Sharecafe

Downer ‘Greenmails’ Spotless Shareholders

What’s a little greenmail these days but a flashback to the future of the 1980’s when the idea first came to prominence and became second nature for a host of big names who are now either supporters of Donald Trump, poor, or have had a holiday in Club Fed, or are dead.

According to Google, greenmail is defined as “the practice of buying enough shares in a company to threaten a takeover, forcing the owners to buy them back at a higher price in order to retain control.”

And that’s what is shaping up in Downer EDI’s $1.2 billion bid for control of the underperforming Spotless. This week, after Downer revealed it held 67.7% of Spotless, the Spotless board sort of threw in the towel and told holdout shareholders to accept Downer’s $1.15 a share cash offer, but said they would determine their own course of action (ie, we are not telling you now) for the shares they hold. It was in fact a highly qualified example of towel throwing.

Spotless in a filing with the ASX did point out that "A number of institutional investors, including Coltrane Asset Management (Coltrane), have so far not accepted the Downer Offer.

Coltrane has accumulated relevant interests in up to 10.64% of Spotless shares on issue (via cash settled equity swaps); If Coltrane does not accept Downer’s Offer for its full 10.64% interest, Downer will be unable to compulsorily acquire all of the shares in Spotless; and Downer may need to negotiate with Coltrane and other large institutional shareholders and may need to make a new offer to all shareholders at an improved price, although there can be no certainty as to this occurring or the timing of any such offer.”

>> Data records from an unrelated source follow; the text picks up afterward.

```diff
@@ -699,3 +704,4 @@
   for (int d = GM_WAVE / 2; d > 0; d >>= 1) { my_lookups += __shfl_down(my_lookups, d); my_entries += __shfl_down(my_entries, d); }
   if (lane == 0) { GS_ADD(a.stats, GS_LOOKUPS, my_lookups); GS_ADD(a.stats, GS_ENTRIES, my_entries); }
 }
+#undef K5_WL_COUNT
```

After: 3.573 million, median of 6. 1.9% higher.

And someone is keeping the Downer share price above the $1.15 offer price at $1.155 – not much but enough to send a message that Downer will not be wrapping this one up without some more money on the table.

Downer needs to get to 90% so that it can consolidate Spotless into its accounts and complete the merger. Coltrane has enough shares (not the 10.64% but the 0.64%) to prevent that happening. Not being able to consolidate the shares means higher costs – separate accounts, board, management, listing on the ASX – Downer will not be able to fully access Spotless’ cash flows, separate bank accounts and other systems will have to be maintained.

The extra costs will be millions of dollars a year. Eventually lifting offer price for Coltrane and other shares will look a better bet than holding out, as Downer might be tempted to do – cancelling Spotless’ dividend for example.

What is even more galling (for Downer) and those who believe in transparency is that Coltrane does not own shares in Spotless, but owns ‘cash settled equity swaps’ which are a type of financial derivative, which in need not be declared if the relevant interest rises above the 5% disclosure level and they are just cash settled and no physical delivery (or exchange of cash for shares) happens.

Coltrane declared it held 8.06% of Spotless’s shares on March 23, two days after Downer announced it bid. In its statement to the ASX Coltrane said it expected to take delivery of the relevant number of shares – 8.06% of Spotless issued capital.

Taking physical delivery of the shares means the holding has to be disclosed. Perhaps it was the Downer announcement on March 21 that forced Coltrane’s hand. That stake was added to so the hedge fund owns 10.64% with the last two digits the vital party of the number. Now for the greenmail dance and denouement – a higher price in early 2018.